Aim of the task:
Copy the data exactly from the line that contains "const int slice = blockIdx.x / n_tiles;" through the line that contains "st[i] = (base", keeping both end lines and leaving out everything else.
- Opening Delimiter -
template <int CI, int TH>
__global__ __launch_bounds__(256, (2 * (2 * TH + 1) * (kEcTW + 1) * CI * 4 > 80 * 1024) ? 1 : 2) void conv3x3s2_mish_wide_kernel(const float* __restrict__ x,
                                                                     const float* __restrict__ weight,
                                                                     const float* __restrict__ bias,
                                                                     float* __restrict__ out, int H, int W,
                                                                     int tiles_x, int tiles_y, int n_tiles) {
    constexpr int CO = 2 * CI, NQ = CI / 4, NKB = CI / 32;
    constexpr int IH = 2 * TH + 1, PW = kEcTW + 1;
    constexpr int NPX = IH * 33;
    constexpr int NST = (NPX * NQ + 255) / 256;
    __shared__ __attribute__((aligned(16))) float in_s[2 * IH * PW * CI];
    const int tid = threadIdx.x;
    const int wave = __builtin_amdgcn_readfirstlane(tid >> 6);
    const int lane = tid & 63, n = lane & 15, g = lane >> 4;
    const int slice = blockIdx.x / n_tiles;
    const int tile = xcd_swizzle(blockIdx.x % n_tiles, n_tiles);
    const int tx = tile % tiles_x, ty = (tile / tiles_x) % tiles_y, b = tile / (tiles_x * tiles_y);
    const int X0 = tx * kEcTW, Y0 = ty * TH;
    const int Hp = H + 1, Wp = W + 1, Ho = H / 2, Wo = W / 2;
    const int fo = 64 * slice + 16 * wave;
    const float* xb = x + (int64_t)b * Hp * Wp * CI;
    auto slot = [](int q, int pix) { return CI == 32 ? (q ^ ((pix >> 1) & 7)) : (q ^ (pix & 15)); };
    constexpr int kChunk = NST;
#pragma unroll
    for (int base = 0; base < NST; base += kChunk) {
        float4 st[kChunk];
#pragma unroll
        for (int i = 0; i < kChunk; ++i) {
            const int idx = tid + 256 * (base + i);
            const int pxl = idx / NQ, q = idx - pxl * NQ;
            const int row = pxl / 33, col = pxl - row * 33;
            const int gy = 2 * Y0 + row, gx = 2 * X0 + col;
            st[i] = (base + i < NST && idx < NPX * NQ && gy < Hp && gx < Wp)
                        ? *reinterpret_cast<const float4*>(xb + ((int64_t)gy * Wp + gx) * CI + 4 * q)
                        : make_float4(0.f, 0.f, 0.f, 0.f);
        }
#pragma unroll
        for (int i = 0; i < kChunk; ++i) {
            const int idx = tid + 256 * (base + i);
            const int pxl = idx / NQ, q = idx - pxl * NQ;
            const int row = pxl / 33, col = pxl - row * 33;
            const int pix = ((col & 1) * IH + row) * PW + (col >> 1);
            if (base + i < NST && idx < NPX * NQ) *reinterpret_cast<float4*>(in_s + pix * CI + 4 * slot(q, pix)) = st[i];
        }
    }
    f32x4e acc[TH];
#pragma unroll
    for (int m = 0; m < TH; ++m) acc[m] = f32x4e{0.f, 0.f, 0.f, 0.f};
    f32x4e wv[9][2], wn[9][2];
    auto load_w = [&](f32x4e (&w)[9][2], int kb) {
#pragma unroll
        for (int k = 0; k < 9; ++k)
#pragma unroll
            for (int kc = 0; kc < 2; ++kc)
                w[k][kc] = *reinterpret_cast<const f32x4e*>(weight + ((int64_t)k * CO + fo + n) * CI + 32 * kb + 16 * kc + 4 * g);
    };
    load_w(wv, 0);
    __syncthreads();
    auto block = [&](f32x4e (&wv)[9][2], int kb) __attribute__((always_inline)) {
#pragma unroll
        for (int ky = 0; ky < 3; ++ky)
#pragma unroll
            for (int kx = 0; kx < 3; ++kx)
#pragma unroll
                for (int kc = 0; kc < 2; ++kc) {
                    f32x4e bv[TH];
#pragma unroll
                    for (int m = 0; m < TH; ++m) {
                        const int pix = ((kx & 1) * IH + 2 * m + ky) * PW + n + (kx >> 1);
                        bv[m] = *reinterpret_cast<const f32x4e*>(in_s + pix * CI + 4 * slot(8 * kb + 4 * kc + g, pix));
                    }
#pragma unroll
                    for (int t = 0; t < 4; ++t)
#pragma unroll
                        for (int m = 0; m < TH; ++m)
                            acc[m] = __builtin_amdgcn_mfma_f32_16x16x4f32(wv[ky * 3 + kx][kc][t], bv[m][t], acc[m], 0, 0, 0);
                }
    };
#if QPWC_W_NEXT_ALWAYS
    {
        int kb = 0;
#pragma unroll 1
        for (; kb + 1 < NKB; kb += 2) {
            load_w(wn, kb + 1);
            __builtin_amdgcn_sched_barrier(0);
            block(wv, kb);
            load_w(wv, kb + 2 < NKB ? kb + 2 : kb);
            __builtin_amdgcn_sched_barrier(0);
            block(wn, kb + 1);
        }
        if (kb < NKB) block(wv, kb);
    }
#else
#pragma unroll 1
    for (int kb = 0; kb < NKB; ++kb) {
        if (kb + 1 < NKB) load_w(wn, kb + 1);
        block(wv, kb);
#pragma unroll
        for (int k = 0; k < 9; ++k)
#pragma unroll
            for (int kc = 0; kc < 2; ++kc) wv[k][kc] = wn[k][kc];
    }
#endif
    float* ob = out + (int64_t)b * Ho * Wo * CO;
    const float4 bq = *reinterpret_cast<const float4*>(bias + fo + 4 * g);
#pragma unroll
    for (int m = 0; m < TH; ++m) {
        const int gy = Y0 + m, gx = X0 + n;
        if (gy < Ho && gx < Wo)
            *reinterpret_cast<float4*>(ob + ((int64_t)gy * Wo + gx) * CO + fo + 4 * g) =
                make_float4(enc_mishf(acc[m][0] + bq.x), enc_mishf(acc[m][1] + bq.y),
                            enc_mishf(acc[m][2] + bq.z), enc_mishf(acc[m][3] + bq.w));
    }
}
- Closing Delimiter -
Answer for this exercise:
    const int slice = blockIdx.x / n_tiles;
    const int tile = xcd_swizzle(blockIdx.x % n_tiles, n_tiles);
    const int tx = tile % tiles_x, ty = (tile / tiles_x) % tiles_y, b = tile / (tiles_x * tiles_y);
    const int X0 = tx * kEcTW, Y0 = ty * TH;
    const int Hp = H + 1, Wp = W + 1, Ho = H / 2, Wo = W / 2;
    const int fo = 64 * slice + 16 * wave;
    const float* xb = x + (int64_t)b * Hp * Wp * CI;
    auto slot = [](int q, int pix) { return CI == 32 ? (q ^ ((pix >> 1) & 7)) : (q ^ (pix & 15)); };
    constexpr int kChunk = NST;
#pragma unroll
    for (int base = 0; base < NST; base += kChunk) {
        float4 st[kChunk];
#pragma unroll
        for (int i = 0; i < kChunk; ++i) {
            const int idx = tid + 256 * (base + i);
            const int pxl = idx / NQ, q = idx - pxl * NQ;
            const int row = pxl / 33, col = pxl - row * 33;
            const int gy = 2 * Y0 + row, gx = 2 * X0 + col;
            st[i] = (base + i < NST && idx < NPX * NQ && gy < Hp && gx < Wp)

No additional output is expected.